I think some readers probably find that to be an effective choice, but it didn't work for me because I felt like I could feel the author trying for the effect. Examples: Bower pushed the visor back. The light turned green.
Kelly put the gas to the car and they went up and over a hill and they turned right on Melroy. They stopped at a stop sign and Kelly got out a cigarette and pushed in the lighter. Story 20 in August.
Published in Talesbones 30, Summer Having read so much flash recently, I was looking for a longer story and thought this was it, based on the starting page number of the next story. But this was actually flash, and not terribly interesting to me. A man in a generic historic European setting I think hires a man to create the most impressive clock tower ever built, I'm going to give away the whole thing here but kills him once the clock tower is completed so it can never be superseded.
But the joke is on him when the clock bells strike for the first time; the first bell kills the man by matching the exact frequency of his heartbeat.
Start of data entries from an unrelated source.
@@ -145,7 +138,7 @@
 #define IA2P_SKGW_FLAGS(w) (((w) >> 8) & 3)
 #define IA2P_SKGW_GW(w) ((int)((unsigned)(w) >> 10))
 
-static inline void ia2p_gemm_prepare(GemmArgs& b, int smem, int BM, int BN, bool conv = false) {
+static inline void ia2p_gemm_prepare(GemmArgs& b, int smem, int threads, int BM, int BN, bool conv = false) {
   auto al16 = [](const void* q) { return (((uintptr_t)q) & 15) == 0; };
   b.vec8 = (b.ldc % 8 == 0 && al16(b.C) && (!b.bias || al16(b.bias)) && (!b.residual || (b.ldr % 8 == 0 && al16(b.residual))) &&
             (!b.rowvec || (b.rowvec_ld % 8 == 0 && al16(b.rowvec)))) ? 1 : 0;
@@ -153,8 +146,7 @@
   b.phi_lut = b.geglu ? ia2p_phi_lut() : nullptr;
   const int tiles_n = (b.N + BN - 1) / BN;
   double a_over_w = (double)BM / BN;
-  static const int group_mode = getenv("IA2P_TILE_GROUP") ? atoi(getenv("IA2P_TILE_GROUP")) : 2;
-  if (conv && group_mode >= 2 && b.K > 0)
+  if (conv && ia2p_tile_group_mode() >= 2 && b.K > 0)
     a_over_w = BM * (1.5 * b.Cin + (b.A2 ? b.Cin2 : 0) + (b.A3 ? b.Cin3 : 0)) / ((double)BN * b.K);
-  b.group_w = ia2p_tile_group_w(((b.M + BM - 1) / BM) * tiles_n, tiles_n, smem, a_over_w);
+  b.group_w = ia2p_tile_group_w((b.M + BM - 1) / BM, tiles_n, smem, threads, a_over_w);
 }
diff --git a/instructany2pix_amd/csrc/qxattn.hip b/instructany2pix_amd/csrc/qxattn.hip
--- a/instructany2pix_amd/csrc/qxattn.hip
+++ b/instructany2pix_amd/csrc/qxattn.hip
@@ -41,7 +41,7 @@
 #ifndef IA2P_CLOCK_STAMP
   b.partial = nullptr;
 #endif
-  b.group_w = ia2p_tile_group_w(tiles, tiles_n, SMEM, BM, BN);
+  b.group_w = ia2p_tile_group_w(a.M / BM, tiles_n, SMEM, 256, BM, BN);
   AttnArgs y = x;
   y.xcd_map = (((ia2p_wt_mask() & 8) && (size_t)x.B * x.Nq * x.ldo * 2 < (size_t)0x7ffffff0) ? 2 : 0) | (ia2p_attn_fold_enabled() ? 0 : 4);
   const int extra = (a.pf && a.pf_bytes >= 4096) ? a.pf_blocks : 0;
@@ -108,7 +108,7 @@
     const int tn = (ctx->N + CK_BN - 1) / CK_BN;
     auto fill = [&](GemmArgs& g, const half_t* W, half_t* C, int rows, int roff) {
       g = gemm_desc(a.zero, ctx->ctx, ctx->lda, W, ctx->K, nullptr, nullptr, 0, C, ctx->ldc, ctx->B * rows, ctx->N, ctx->K, 0, rows, ctx->L, roff);
-      ia2p_gemm_prepare(g, CK_SMEM, CK_BM, CK_BN);
+      ia2p_gemm_prepare(g, CK_SMEM, 0, CK_BM, CK_BN);
     };
     fill(ck.g[0], ctx->Wt, ctx->Ct, ctx->Lt, 0);
     ck.nt[0] = ((ck.g[0].M + CK_BM - 1) / CK_BM) * tn;
@@ -132,7 +132,7 @@
   b.partial = nullptr;
 #endif
   b.m_fastest = 0;
-  b.group_w = ia2p_tile_group_w(tiles, tiles_n, SMEM, 256, 192);
+  b.group_w = ia2p_tile_group_w(x.B, tiles_n, SMEM, 512, 256, 192);
   AttnArgs y = x;
   y.seg[0].nkeys = 256; y.seg[0].weight = 1.f; y.nseg = 1;
   y.xcd_map = ((ia2p_wt_mask() & 8) && (size_t)x.B * x.Nq * x.ldo * 2 < (size_t)0x7ffffff0) ? 2 : 0;
diff --git a/instructany2pix_amd/csrc/tile_map.h b/instructany2pix_amd/csrc/tile_map.h
--- /dev/null
+++ b/instructany2pix_amd/csrc/tile_map.h
@@ -0,0 +1,105 @@
+#pragma once
+
+#include <algorithm>
+#include <cmath>
+#include <map>
+#include <mutex>
+#include <tuple>
+#include <vector>
+
+#ifndef IA2P_TILE_HD
+#define IA2P_TILE_HD inline
+#endif
+
+template <class Div>
+IA2P_TILE_HD void ia2p_tile_map(int bid, int tiles_m, int tiles_n, int group_w, int m_fastest, int& tm, int& tn, Div div) {
+  {
+    const int nwg = tiles_m * tiles_n;
+    const int q = nwg >> 3, r = nwg & 7, x = bid & 7, i = bid >> 3;
+    bid = (x < r ? x * (q + 1) : r * (q + 1) + (x - r) * q) + i;
+  }
+  if (group_w > 0) {
+    const int per = tiles_m * group_w;
+    const int panel = div(bid, per), r = bid - panel * per;
+    const int left = tiles_n - panel * group_w;
+    const int w = group_w < left ? group_w : left;
+    tm = div(r, w); tn = panel * group_w + (r - tm * w);
+  } else if (m_fastest) { tn = div(bid, tiles_m); tm = bid - tn * tiles_m; }
+  else                  { tm = div(bid, tiles_n); tn = bid - tm * tiles_n; }
+}
+
+struct Ia2pHostDiv {
+  int operator()(int a, int b) const { return a / b; }
+};
+static inline void ia2p_tile_map_host(int bid, int tiles_m, int tiles_n, int group_w, int m_fastest, int& tm, int& tn) {
+  ia2p_tile_map(bid, tiles_m, tiles_n, group_w, m_fastest, tm, tn, Ia2pHostDiv());
+}
+
+static inline void ia2p_tile_panels(int tiles_m, int tiles_n, int group_w, int m_fastest, int resident, long* rows, long* cols) {
+  std::vector<int> seen_m((size_t)tiles_m, -1), seen_n((size_t)tiles_n, -1);
+  const int tiles = tiles_m * tiles_n;
+  if (resident < 1) resident = 1;
+  long nr = 0, nc = 0;
+  int stamp = 0;
+  for (int x = 0; x < 8; ++x)
+    for (int b0 = x; b0 < tiles; b0 += 8 * resident, ++stamp)
+      for (int i = 0, b = b0; i < resident && b < tiles; ++i, b += 8) {
+        int tm, tn;
+        ia2p_tile_map_host(b, tiles_m, tiles_n, group_w, m_fastest, tm, tn);
+        if (seen_m[tm] != stamp) { seen_m[tm] = stamp; ++nr; }
+        if (seen_n[tn] != stamp) { seen_n[tn] = stamp; ++nc; }
+      }
+  *rows = nr; *cols = nc;
+}
+
+static inline int ia2p_tile_group_w_closed(int tiles, int tiles_n, int resident, double a_over_w, double scale) {
+  const double res = std::min<double>(tiles / 8.0, resident);
+  const int w = (int)(scale * std::sqrt(res * a_over_w) + 0.5);
+  return std::max(1, std::min(w, tiles_n));
+}
+
+static inline int ia2p_tile_group_w_exact(int tiles_m, int tiles_n, double row_bytes, double col_bytes, int resident, int w_closed, double* bytes_out = nullptr) {
+  typedef std::tuple<int, int, double, double, int, int> Key;
+  static std::mutex mu;
+  static std::map<Key, std::pair<int, double>> cache;
+  const Key key(tiles_m, tiles_n, row_bytes, col_bytes, resident, w_closed);
+  {
+    std::lock_guard<std::mutex> g(mu);
+    auto it = cache.find(key);
+    if (it != cache.end()) { if (bytes_out) *bytes_out = it->second.second; return it->second.first; }
+  }
+  int best = std::max(1, std::min(w_closed, tiles_n));
+  double best_bytes = -1.0;
+  if (tiles_m > 0 && tiles_n > 0 && (double)tiles_m * tiles_n * tiles_n <= (double)(1 << 26)) {
+    for (int w = 1; w <= tiles_n; ++w) {
+      long r, c;
+      ia2p_tile_panels(tiles_m, tiles_n, w, 0, resident, &r, &c);
+      const double bytes = r * row_bytes + c * col_bytes;
+      const int d = std::abs(w - w_closed), db = std::abs(best - w_closed);
+      if (best_bytes < 0 || bytes < best_bytes || (bytes == best_bytes && d < db)) { best = w; best_bytes = bytes; }
+    }
+  } else if (tiles_m > 0 && tiles_n > 0) {
+    long r, c;
+    ia2p_tile_panels(tiles_m, tiles_n, best, 0, resident, &r, &c);
+    best_bytes = r * row_bytes + c * col_bytes;
+  }
+  {
+    std::lock_guard<std::mutex> g(mu);
+    cache[key] = std::make_pair(best, best_bytes);
+  }
+  if (bytes_out) *bytes_out = best_bytes;
+  return best;
+}
+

Realizing that there are two more bells in the clock tower, the man's wife and daughter flee, but they can't get far enough away in time. The second bell kills the wife, and the third would have killed the daughter -- with whom the clockmaker was sleeping, by the way -- except the fact that she is unknowingly pregnant has changed her heartbeat frequency just enough that she is spared.
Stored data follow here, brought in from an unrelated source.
## Group OOD columns per block and use lazy limb-split accumulation

Adds a grouped out-of-domain evaluation kernel in which each block handles several columns at once, so each barycentric weight load is reused across the group. It also drops per-row Goldilocks reductions: each weight is split into 22-bit limbs and multiplied against 32-bit halves of the value, and the products are accumulated in plain 64-bit sums that are reduced only once at the end. A static assertion bounds the accumulators so no mid-loop flush is needed. The grouped path is on by default and can be turned off with an environment variable. The cost is more registers per thread and a tighter occupancy hint.

```diff
diff --git a/miden-vm_amd/csrc/deep.hip b/miden-vm_amd/csrc/deep.hip
--- a/miden-vm_amd/csrc/deep.hip
+++ b/miden-vm_amd/csrc/deep.hip
@@ -63,6 +63,83 @@
     __syncthreads();
   }
   if (threadIdx.x < 4) partial[(col * chunks + chunk) * 4 + threadIdx.x] = red[threadIdx.x][0];
+}
+
+#ifndef OOD_GROUP_N
+#define OOD_GROUP_N 4
+#endif
+static constexpr int OOD_GROUP = OOD_GROUP_N;
+static constexpr int OOD_ROWS_PER_LANE = OOD_ROWS_PER_BLOCK / 256;
+static_assert(OOD_ROWS_PER_BLOCK % 256 == 0 && (u64)OOD_ROWS_PER_LANE * 2 * 0x3FFFFFULL * 0xFFFFFFFFULL < (1ULL << 60),
+              "k_ood_partial_grouped: an accumulator must stay canonical without a flush");
+__device__ __forceinline__ u64 ood_shift32(u64 w) {
+  const u32 a = (u32)w, b = (u32)(w >> 32);
+  const u32 t = a + b, c = t < a;
+  const u32 sub = b + c;
+  return ((u64)(t + c - (sub != 0)) << 32) | (u32)(0u - sub);
+}
+template <int G>
+__global__ __launch_bounds__(256) __attribute__((amdgpu_waves_per_eu(4))) void k_ood_partial_grouped(
+    const u64* lde, int log_n, int log_blowup, const u64* w0, const u64* w1, u64* partial, unsigned chunks, unsigned ncol) {
+  __shared__ u64 red[4][256];
+  const size_t n = (size_t)1 << log_n;
+  const size_t chunk = blockIdx.x;
+  const unsigned col0 = blockIdx.y * G;
+  const u64* f[G];
+#pragma unroll
+  for (int g = 0; g < G; g++) {
+    const size_t col = col0 + g < ncol ? col0 + g : ncol - 1;
+    f[g] = lde + ((col << log_blowup) << log_n);
+  }
+  const size_t r0 = chunk * OOD_ROWS_PER_BLOCK;
+  const size_t r1 = r0 + OOD_ROWS_PER_BLOCK < n ? r0 + OOD_ROWS_PER_BLOCK : n;
+  u64 acc[G][4][3];
+#pragma unroll
+  for (int g = 0; g < G; g++)
+#pragma unroll
+    for (int k = 0; k < 4; k++)
+#pragma unroll
+      for (int i = 0; i < 3; i++) acc[g][k][i] = 0;
+  for (size_t r = r0 + threadIdx.x; r < r1; r += 256) {
+    const ulonglong2 wa = *reinterpret_cast<const ulonglong2*>(w0 + 2 * r), wb = *reinterpret_cast<const ulonglong2*>(w1 + 2 * r);
+    u32 v0[G], v1[G];
+#pragma unroll
+    for (int g = 0; g < G; g++) {
+      const u64 v = f[g][r];
+      v0[g] = (u32)v;
+      v1[g] = (u32)(v >> 32);
+    }
+    const u64 wk[4] = {wa.x, wa.y, wb.x, wb.y};
+#pragma unroll
+    for (int k = 0; k < 4; k++) {
+      const u64 ws = ood_shift32(wk[k]);
+#pragma unroll
+      for (int i = 0; i < 3; i++) {
+        const u32 l = (u32)(wk[k] >> (22 * i)) & 0x3FFFFFu, ls = (u32)(ws >> (22 * i)) & 0x3FFFFFu;
+#pragma unroll
+        for (int g = 0; g < G; g++) {
+          acc[g][k][i] += (u64)l * v0[g];
+          acc[g][k][i] += (u64)ls * v1[g];
+        }
+      }
+    }
+  }
+#pragma unroll
+  for (int g = 0; g < G; g++) {
+    if (g) __syncthreads();
+#pragma unroll
+    for (int k = 0; k < 4; k++)
+      red[k][threadIdx.x] = gl_add(gl_add(acc[g][k][0], gl_mul(acc[g][k][1], 1ULL << 22)), gl_mul(acc[g][k][2], 1ULL << 44));
+    __syncthreads();
+    for (int s = 128; s > 0; s >>= 1) {
+      if ((int)threadIdx.x < s) {
+#pragma unroll
+        for (int k = 0; k < 4; k++) red[k][threadIdx.x] = gl_add(red[k][threadIdx.x], red[k][threadIdx.x + s]);
+      }
+      __syncthreads();
+    }
+    if (threadIdx.x < 4 && col0 + g < ncol) partial[((size_t)(col0 + g) * chunks + chunk) * 4 + threadIdx.x] = red[threadIdx.x][0];
+  }
 }
 
 void deep_ood_eval_batch(mh_ctx* c, std::vector<OodJob>& jobs, int log_blowup) {
@@ -94,6 +171,11 @@
   }
   if (!total) return;
   DevBuf partial(total * 8), one;
+  const char* grouped_env = getenv("MH_OOD_GROUPED");
+  const bool grouped = !(grouped_env && grouped_env[0] && !atoi(grouped_env));
+  if (grouped) {
+    ProfScope mark(c, "ood_grouped");
+  }
   for (size_t k = 0; k < jobs.size(); k++) {
     if (!slots[k].ncol) continue;
     const OodJob& j = jobs[k];
@@ -119,9 +201,14 @@
       w = weights.back().get();
       MH_LAUNCH(k_bary_weights, dim3((unsigned)((n + 1023) / 1024)), dim3(256), 0, c->stream, tw, log_n, g, j.y0, j.y1, w->w0.u(), w->w1.u());
     }
-    MH_LAUNCH(k_ood_partial, dim3(slots[k].chunks, (unsigned)slots[k].ncol), dim3(256), 0, c->stream,
-              m.lde.u() + ((j.col_begin << m.log_cosets) << log_n), log_n, m.log_cosets, w->w0.u(), w->w1.u(), partial.u() + slots[k].off,
-              slots[k].chunks);
+    const u64* lde0 = m.lde.u() + ((j.col_begin << m.log_cosets) << log_n);
+    if (grouped)
+      MH_LAUNCH(k_ood_partial_grouped<OOD_GROUP>, dim3(slots[k].chunks, (unsigned)((slots[k].ncol + OOD_GROUP - 1) / OOD_GROUP)), dim3(256),
+                0, c->stream, lde0, log_n, m.log_cosets, w->w0.u(), w->w1.u(), partial.u() + slots[k].off, slots[k].chunks,
+                (unsigned)slots[k].ncol);
+    else
+      MH_LAUNCH(k_ood_partial, dim3(slots[k].chunks, (unsigned)slots[k].ncol), dim3(256), 0, c->stream, lde0, log_n, m.log_cosets,
+                w->w0.u(), w->w1.u(), partial.u() + slots[k].off, slots[k].chunks);
   }
   std::vector<u64> host(total);
   c->d2h(host.data(), partial.p, total * 8);
```

After: 24.98 million trace rows/s, median of 2. No clear change (-0.0%).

I feel this story didn't get a fair read from me in a way, because I was in no mood for clever flash. But I think I still would have been bothered by the fact that I could not see the clockmaker's motivation in killing the wife and especially the daughter with whom he was sleeping.
It felt like that motivation was conjured out of nothing, because without it, you couldn't have the twist ending of the clockmaker's own unborn baby thwarting his plans. Edited: Aug 18, , pm. Story 21 in August.
Published in Unlocking the Air and Other Stories. Collection and story published This is a mainstream short story following an elderly woman who's riding on the bus and talking to a friend about her sister's recent fall. It's nicely written, but there's not much too it -- more slice of life than anything else.
At the same time, this was perhaps a little too on the nose for me. Become a Patron! I hadn't noticed the flash-heavy roster or anyway, you tend to go in runs , and you're still reading more than I am even on the drugs! I think it's domestic violence, but nothing is made clear in this story. JULY At least it wasn't actually a weremoose horror story.
Story 22 in August. Yet another strong story in this anthology. It's narrated by an overweight, brainy African American teenager named Lamont who makes two friends upon starting high school: a big kid named Tommy who is the only Caucasian kid in the freshman class, and a girl named Deidre. Their tentative friendship formed the first day of school is cemented a few weeks later when they all happen to join the Writing Club. Lamont writes poetry, mainly about his parents' divorce, but is too shy to share it with the group. Observing how Tommy doesn't care that he looks different than everyone else, Lamont finds his courage.
Story 23 in August.
http://objectifcoaching.com/components/covington/exemple-de-description-de.php This story is from the POV of a sniper in Baghdad, who is about to shoot a suicide bomber knowing that he'll also kill the child the bomber carries on his shoulders as something of a shield. I felt this was clunky in a few places and a bit heavy-handed with the term "heartstrings" overused a tad. Structurally, I thought the story would have been more effective in simple chronological order, rather than with a flashback within a flashback, just to get back to the same spot.
Edited: Aug 24, , pm. Story 24 in August.